With its designation of Saga Premium, Icelandair has one of the coolest names around for a business class cabin. Every passenger-carrying jet in the Icelandic flag carrier’s fleet has a Saga Premium section onboard, but the exact number of seats available varies between aircraft types. Let’s see what the differences are.

The Boeing 767

As you might expect, Icelandair‘s most extensive business class cabins can be found onboard its only widebodies, which come in the form of Boeing 767-300ER aircraft. According to data from, these jets have 25 Saga seats.

It is worth noting that these are not flatbeds as you might expect on a twin-aisle airliner, but, instead, they are recliner seats with a pitch of 40 inches. However, given Iceland’s relatively central location between North America and mainland Europe, its flights to the US and Canada won’t be as lengthy as those operated by other European flag carriers. As such, a recliner might provide sufficient comfort.

An Icelandair Boeing 767 Landing At Keflavik Airport.

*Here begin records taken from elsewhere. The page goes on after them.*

_SIGS = {
    "aqc_last_error": ([], ctypes.c_char_p),
    "aqc_version": ([], _I),
    "aqc_init": ([_I], _I),
    "aqc_finalize": ([], _I),
    "aqc_timing_enable": ([_I], _I),
    "aqc_timing_query": ([ctypes.c_char_p, _DP, ctypes.POINTER(ctypes.c_int64), _DP, _DP], _I),
    "aqc_timing_reset": ([], _I),
    "aqc_sv_create": ([_I, ctypes.POINTER(_P)], _I),
    "aqc_sv_destroy": ([_P], _I),
    "aqc_sv_reset": ([_P], _I),
    "aqc_sv_copy": ([_P, _P], _I),
    "aqc_sv_apply": ([_P, _P, _I], _I),
    "aqc_sv_plan": ([_I, _P, _I, _P], _I),
    "aqc_sv_amp0": ([_P, _DP, _DP], _I),
    "aqc_sv_z_all": ([_P, _DP], _I),
    "aqc_sv_get": ([_P, _P], _I),
    "aqc_sv_set": ([_P, _P], _I),
    "aqc_mps_create": ([_I, _I, _D, _I, ctypes.POINTER(_P)], _I),
    "aqc_mps_destroy": ([_P], _I),
    "aqc_mps_set_truncation": ([_P, _D, _I], _I),
    "aqc_mps_set_vidal": ([_P, _P, _P, _P], _I),
    "aqc_mps_get_vidal": ([_P, _P, _P, _P], _I),
    "aqc_mps_get_dims": ([_P, _P], _I),
    "aqc_mps_copy": ([_P, _P], _I),
    "aqc_mps_copy_batch": ([_P, _P, _I], _I),
    "aqc_mps_apply": ([_P, _P, _I], _I),
    "aqc_mps_apply_batch": ([_P, _I, _P, _P], _I),
    "aqc_mps_apply_sort_batch": ([_P, _I, _P, _P], _I),
    "aqc_mps_apply_sort_batch_async": ([_P, _I, _P, _P], _I),
    "aqc_mps_apply_batch_async": ([_P, _I, _P, _P], _I),
    "aqc_mps_check_batch": ([_P, _I], _I),
    "aqc_mps_sort": ([_P], _I),
    "aqc_mps_sort_batch": ([_P, _I], _I),
    "aqc_mps_overlap_zero": ([_P, _DP, _DP], _I),
    "aqc_mps_overlap_zero_batch": ([_P, _I, _P], _I),
    "aqc_mps_dot": ([_P, _P, _DP, _DP], _I),
    "aqc_mps_z_all": ([_P, _P], _I),
    "aqc_mps_amps_hw1": ([_P, _P], _I),
    "aqc_mps_z_all_batch": ([_P, _I, _P], _I),
    "aqc_mps_z_sum_batch": ([_P, _P, _I, _P], _I),
    "aqc_mps_zero_hw1_batch": ([_P, _P, _I, _P, _P], _I),
    "aqc_mps_amps_hw1_batch": ([_P, _I, _P], _I),
    "aqc_pair_grads": ([_P, _P, _P, _I, _P, _P, _P, _I, _P, _I], _I),
    "aqc_pair_grads_batch": ([_P, _I, _P, _P, _I, _P, _P, _P, _I, _P, _I], _I),
    "aqc_argmax_scaled": ([_P, _P, _I, _I, _IP], _I),
    "aqc_argmax_scaled_batch": ([_P, _I, _P, _I, _I, _P], _I),
    "aqc_mps_jacobi_stats": ([_P, _IP], _I),
    "aqc_mps_set_jacobi_tol": ([_D], _I),
    "aqc_mps_set_jacobi_stop": ([_D], _I),
    "aqc_mps_set_fused_chain": ([_I], _I),
    "aqc_mps_chain_ticks": ([_P], _I),
    "aqc_mps_set_chain_epilogue": ([_I], _I),
    "aqc_mps_get_chain_epilogue": ([], _I),
    "aqc_mps_chain_epilogue_stats": ([_P], _I),
    "aqc_svd_debug": ([_P, _I, _I, _I, _I, _P, _P, _P, _P], _I),
    "aqc_sv_pair_rdms": ([_P, _P, _I, _P], _I),
    "aqc_mps_pair_rdms": ([_P, _P, _I, _P], _I),
    "aqc_mps_pair_rdms_batch": ([_P, _I, _P, _I, _P, _I], _I),
    "aqc_entanglement_measures": ([_P, _I, _I, _P, _I], _I),
    "aqc_sv_transition": ([_P, _P, _I, _P], _I),
    "aqc_mps_product_fit": ([_P, _P, _I, _I, _I, _D, _DP, _IP], _I),
    "aqc_mps_set_svd_path": ([_I, _I], _I),
    "aqc_svd_gram_ticks": ([_P], _I),
    "aqc_bj_ticks": ([_P], _I),
    "aqc_sweep_set_chain_mode": ([_I], _I),
    "aqc_stream_join": ([_P], _I),
    "aqc_stream_wait": ([_P], _I),
    "aqc_svd_gram_stats": ([_P], _I),
    "aqc_env_ticks": ([_P], _I),
    "aqc_comm_unique_id": ([ctypes.c_char_p], _I),
    "aqc_comm_init": ([ctypes.c_char_p, _I, _I, ctypes.POINTER(_P)], _I),
    "aqc_comm_destroy": ([_P], _I),
    "aqc_comm_rank": ([_P, _IP, _IP], _I),
    "aqc_allgather_f64": ([_P, _P, _P, ctypes.c_size_t], _I),
    "aqc_allgather_f64_host": ([_P, _P, _P, ctypes.c_size_t], _I),
    "aqc_allreduce_max_f64": ([_P, _DP], _I),
    "aqc_svd_gram_big_stats": ([_P], _I),
    "aqc_svd_gram_big_ticks": ([_P], _I),
    "aqc_gb_set_spin_limit": ([_D], _I),
    "aqc_env_fallbacks": ([ctypes.POINTER(ctypes.c_longlong)], _I),
    "aqc_env_set_single": ([_I], _I),
    "aqc_env_set_spin_limit": ([_D], _I),
    "aqc_gb_set_tail": ([_I], _I),
    "aqc_gb_set_stages": ([_I], _I),
    "aqc_debug_hog": ([_I, _D], _I),
    "aqc_pool_stats": ([_P], _I),
    "aqc_scratch_stats": ([_P], _I),
    "aqc_sv_sample": ([_P, _I, ctypes.c_uint64, ctypes.c_uint64, _P, _P], _I),
    "aqc_mps_sample": ([_P, _I, ctypes.c_uint64, ctypes.c_uint64, _P, _P], _I),
    "aqc_sample_uniforms": ([ctypes.c_uint64, ctypes.c_uint64, _I, _I, _P], _I),
    "aqc_sv_traj_sample": ([_I, _P, _I, _I, ctypes.c_uint64, ctypes.c_uint64, _P, _P, _P], _I),
    "aqc_sv_traj_pair_tomo": ([_I, _P, _I, _P, _I, _P, _I, ctypes.c_uint64, ctypes.c_uint64, _P, _P, _P], _I),
    "aqc_sv_traj_pauli_counts": ([_I, _P, _I, _P, _I, _P, _I, ctypes.c_uint64, ctypes.c_uint64, _P, _P, _P, _P], _I),
    "aqc_mps_traj_sample": ([_I, _I, _D, _I, _P, _I, _I, ctypes.c_uint64, ctypes.c_uint64, _P, _P, _P], _I),
    "aqc_mps_traj_plan": ([_I, _P, _I, _P, _P, _I], _I),
    "aqc_mps_traj_set_batch": ([_I], _I),
    "aqc_mps_traj_pair_tomo": ([_I, _I, _D, _I, _P, _I, _P, _I, _P, _I, ctypes.c_uint64, ctypes.c_uint64, _P, _P, _P], _I),
    "aqc_mps_traj_tomo_plan": ([_I, _P, _I, _P, _P, _I], _I),
    "aqc_mps_traj_set_readout_batch": ([_I], _I),
    "aqc_sv_pauli_expect": ([_P, _P, _P, _I, _P], _I),
    "aqc_mps_pauli_expect": ([_P, _P, _I, _P], _I),
    "aqc_mps_pauli_expect_batch": ([_P, _I, _P, _I, _P], _I),
    "aqc_pair_tomo_probs": ([_P, _I, _P, _I], _I),
    "aqc_concurrence_bound_probs": ([_P, _I, _P, _I], _I),
    "aqc_multinomial_counts": ([_P, _I, _I, _I, ctypes.c_uint64, ctypes.c_uint64, _P, _P], _I),
    "aqc_tomo_fit": ([_P, _I, _P, _I], _I),
}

Photo: Markus Mainka/Shutterstock

Another notable aspect of Saga Premium on Icelandair’s Boeing 767s is the way in which the 25 seats are laid out. A quick look at data from aeroLOPA shows that this is done in a five-abreast setup, with the recliners placed in a 2-1-2 configuration. As such, passengers in the solo central seats can use the aisle on either side!

The Boeing 757

As well as flying 16 passenger-carrying Boeing 757-200 aircraft, Icelandair is also a rare operator of the stretched-fuselage 757-300 model. Today, it has just two of these ‘flying pencils’ left in its fleet, and the Saga Premium cabins consist of 22 recliners with a 40-inch seat pitch. They are laid out four-abreast in a 2-2 configuration that resembles the domestic first class of US carriers.

When it comes to the Boeing 757-200, Icelandair’s mainline operations see two different layouts. Most aircraft have the same 22-seat Saga Premium as the larger 757-300, along with 161 economy class seats. However, a handful are configured slightly differently, with fewer Saga (20) and more economy class (164) seats.

An Icelandair Boeing 757 Departing From Seattle.

Photo: Joe Kunzler | Simple Flying

There is one notable exception to this rule, which technically has the largest business class cabin of any Icelandair jet. Registered as TF-LLL, this particular Boeing 757-200 has been refitted with an 80-seat all-business-class configuration and leased to National Geographic for a luxury world tour. However, as it doesn’t operate scheduled flights, it is no more than an honorable mention.

The Boeing 737 MAX

Icelandair’s smallest jet-powered passenger-carrying planes are its Boeing 737 MAX jet, and the Icelandic flag carrier has 14 MAX 8s and four MAX 9s at its disposal. While these differ in terms of economy capacity, Saga is the same.

Specifically, each seats 16 Saga Premium passengers in a 2-2 layout. Their legroom is consistent with the carrier’s larger aircraft types, with the seat pitch clocking in at 40 inches. Going forward, Icelandair will grow its narrowbody fleet with orders for another two MAX 8s. It will also receive four Airbus A321LRs and 13 A321XLRs, so it will be interesting to see how these are configured.